The first step would be to get him out of the home to safety, baording or temp foster until the owner can get there or transport can be arranged. The original owner is in Baltimore and she has contacted us for help. The adoption was arranged through the shiloh rescue and this was supposed to be an approved.


----------



## lsoilm1936 (Dec 28, 2003)

Debbie with VGSR was inquiring from an email I sent to them. Do you have her contact info? If not, email me at [email protected] as your pm box is full.


----------



## GunnerJones (Jul 30, 2005)

how can I help ? clean out your PMs please Mom


----------



## chjhu (Dec 30, 2002)

Sent you a PM. The most important thing would be to remove the dog from the home to get him safe and hold him or put him into boarding for a day or two, until the owner can get there to pick him up or until transport can be arranged. A transport leg would be appreciated as the owner is around 8 hours (round trip) from the dog. The family is not picking up the phone and not returning calls (messages were left). They told the shiloh rescue person that they are taking him to the shelter, as the shelter is closer than driving him part way home. They also told the shiloh rescue that he is being kept in the garage (since Saturday) and they were away from home over the weekend. The owner contacted Animal Control and he was not at the shelter as of 5PM today.


----------



## GunnerJones (Jul 30, 2005)

didnt get the PM, I got the next two days off, can get to DC in an hour, what is the families prob w/ the dog?


----------



## bratmarine (Dec 20, 2002)

I'm sure that VGSR could help with transport only


----------



## chjhu (Dec 30, 2002)

The newest the owner was told through the shiloh rescue that he will be taking the dog to the Richmond SPCA. Does anyone know what the Richmond SPCA is like? The shiloh rescue that claimed that this was a wonderful home is telling the owner that the Richmond SPCA is a heavenly facility. I know that most SPCAs are kill shelters. The Baltimore SPCA euthanizes dogs that don't score perfectly on every point of the SAFER test the moment they enter the door. I rescued two dogs that the Baltimore SPCA wanted to euthanize and both were great dogs without issues.


----------



## JeanKBBMMMAAN (May 11, 2005)

http://www.richmondspca.org/site/PageServer

Yikes. Good luck MTBAR.


----------



## GunnerJones (Jul 30, 2005)

The Richmond SPCA is absolutly wonderful and do a fantastic job of placing pets, I beleave they are a no kill shelter


----------



## chjhu (Dec 30, 2002)

It looks like that only dogs that pass the temperament test are admitted. The dogs that don't do well enough on the test will be turned away.


----------



## Myamom (Oct 10, 2005)

doesn't look like this will be an option for them. They have a waiting list...
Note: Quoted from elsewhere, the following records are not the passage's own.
+  {
+    constexpr int UNITS = (WNF_H / 8) * WR, ITER = (UNITS + 511) / 512;
+    const float* const hb = a.h_in + (size_t)b * a.h_bs;
+    float v[ITER][8];
+#pragma unroll
+    for (int it = 0; it < ITER; ++it) {
+      const int u = tid + 512 * it, grp = u / WR, r = u - grp * WR, col = t0 - (WNF_K - 1) / 2 + r;
+      const bool in = u < UNITS && col >= 0 && col < T;
+      const float* xp = hb + (in ? (long)grp * 8 * a.h_cs + col : 0);
+#pragma unroll
+      for (int j = 0; j < 8; ++j) v[it][j] = in ? xp[(long)j * a.h_cs] : 0.f;
+    }
+#pragma unroll
+    for (int it = 0; it < ITER; ++it) {
+      const int u = tid + 512 * it, grp = u / WR, r = u - grp * WR;
+      if (u < UNITS) {
+        unsigned hi[4], lo[4];
+#pragma unroll
+        for (int j = 0; j < 4; ++j) vsp_split_pair(v[it][2 * j], v[it][2 * j + 1], hi[j], lo[j]);
+        const int c = grp >> 2, q4 = grp & 3;
+        *reinterpret_cast<u32x4*>(X + ((c * 2 + 0) * 4 + q4) * PL + r * 16) = u32x4{hi[0], hi[1], hi[2], hi[3]};
+        *reinterpret_cast<u32x4*>(X + ((c * 2 + 1) * 4 + q4) * PL + r * 16) = u32x4{lo[0], lo[1], lo[2], lo[3]};
+      }
+    }
+  }
+
+  const unsigned lds0 = (unsigned)(uintptr_t)(__attribute__((address_space(3))) char*)lds;
+  const unsigned a_lane = lds0 + XSZ + wm * 4096 + lane * 16;
+  const unsigned xb0 = lds0 + q * PL + (wn * (W / 2) + l15) * 16;
+  f16x8 Ah[2][2], Al[2][2], Bh[NW], Bl[NW];
+  f32x4 acc[6][NW];
+
+  auto read_a = [&](auto PP, auto SL, auto NMC) {
+    constexpr int pp = decltype(PP)::value, sl = decltype(SL)::value;
+    Ah[pp][0] = g16_lds_read<sl * WNF_SLOT>(a_lane);
+    Al[pp][0] = g16_lds_read<sl * WNF_SLOT + 1024>(a_lane);
+    if constexpr (decltype(NMC)::value == 2) {
+      Ah[pp][1] = g16_lds_read<sl * WNF_SLOT + 2048>(a_lane);
+      Al[pp][1] = g16_lds_read<sl * WNF_SLOT + 3072>(a_lane);
+    }
+  };
+  auto read_b = [&](auto J, unsigned addr) {
+    constexpr int j = decltype(J)::value;
+    Bh[j] = g16_lds_read<j * 256>(addr);
+    Bl[j] = g16_lds_read<j * 256 + 4 * PL>(addr);
+  };
+  auto substep = [&](auto KK, auto NMC, int i, unsigned b_next) {
+    constexpr int k = decltype(KK)::value, p = k % 3, pp = k & 1, NM = decltype(NMC)::value;
+    g16_vmcnt<0>();
+    G16_BARRIER();
+    if (i + 2 < WNF_SUB) dma(i + 2, (k + 2) % 3);
+    read_a(std::integral_constant<int, 1 - pp>{}, std::integral_constant<int, (k + 1) % 3>{}, NMC);
+    g16_lgkmcnt<2 * NM>();
+    g16_for<NW>([&](auto J) {
+      constexpr int j = decltype(J)::value;
+      __builtin_amdgcn_sched_barrier(0);
+      g16_for<NM>([&](auto I) {
+        constexpr int m = decltype(I)::value;
+        acc[NM * p + m][j] = G16_MFMA(Ah[pp][m], Bh[j], acc[NM * p + m][j]);
+        acc[NM * p + m][j] = G16_MFMA(Al[pp][m], Bh[j], acc[NM * p + m][j]);
+        acc[NM * p + m][j] = G16_MFMA(Ah[pp][m], Bl[j], acc[NM * p + m][j]);
+      });
+      __builtin_amdgcn_sched_barrier(0);
+      if constexpr (p == 2) read_b(J, b_next);
+    });
+  };
+  auto drain = [&]() {
+    g16_lgkmcnt<0>();
+    __builtin_amdgcn_sched_barrier(0);
+#pragma unroll
+    for (int m = 0; m < 2; ++m) asm volatile("" ::"v"(Ah[0][m]), "v"(Ah[1][m]), "v"(Al[0][m]), "v"(Al[1][m]));
+#pragma unroll
+    for (int j = 0; j < NW; ++j) asm volatile("" ::"v"(Bh[j]), "v"(Bl[j]));
+  };
+  using I0 = std::integral_constant<int, 0>; using I1 = std::integral_constant<int, 1>; using I2 = std::integral_constant<int, 2>;
+  using I3 = std::integral_constant<int, 3>; using I4 = std::integral_constant<int, 4>; using I5 = std::integral_constant<int, 5>;
+
+#pragma unroll
+  for (int m = 0; m < 6; ++m)
+#pragma unroll
+    for (int j = 0; j < NW; ++j) acc[m][j] = f32x4{0.f, 0.f, 0.f, 0.f};
+  g16_vmcnt<0>();
+  G16_BARRIER();
+  read_a(I0{}, I0{}, I2{});
+  g16_for<NW>([&](auto J) { read_b(J, xb0); });
+  for (int s = 0; s < WNF_NC * WNF_K; s += 2) {
+    const int s1 = s + 1, s2 = s + 2 < WNF_NC * WNF_K ? s + 2 : s + 1;
+    const unsigned b1 = xb0 + (s1 / WNF_K) * CHB + (s1 % WNF_K) * 16, b2 = xb0 + (s2 / WNF_K) * CHB + (s2 % WNF_K) * 16;
+    substep(I0{}, I2{}, 3 * s, b1); substep(I1{}, I2{}, 3 * s + 1, b1); substep(I2{}, I2{}, 3 * s + 2, b1);
+    substep(I3{}, I2{}, 3 * s + 3, b2); substep(I4{}, I2{}, 3 * s + 4, b2); substep(I5{}, I2{}, 3 * s + 5, b2);
+  }
+  drain();
+  G16_BARRIER();
+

"The Richmond SPCA is a no-kill shelter. We do not euthanize pets due to lack of space or length of stay. For this reason, space is at a premium and we are not able to admit all pets at all times. We have a waiting list of both dogs and cats. When space does become available, our admissions department contacts those interested in surrendering their pets and sets up an appointment for relinquishment. While pets are on the waiting list, our staff helps the owners resolve behavioral issues, gets the pet fully inoculated and spayed or neutered. Often, this process results in the owner keeping the pet or finding him or her a new home. While we work to increase people’s sense of responsibility about their pets, we focus more of our resources on saving the lives of animals that are in one of the local pounds where their lives are at risk."


----------



## chjhu (Dec 30, 2002)

The adopter is a policeman and he told the shiloh rescue that he can get the dog into the Richmond SPCA. This SPCA also does temperament evaluation. Interestingly the shiloh rescue is not showing any effort to take back/rescue the dog that they placed into their approved, wonderful home that is dumping him after three days.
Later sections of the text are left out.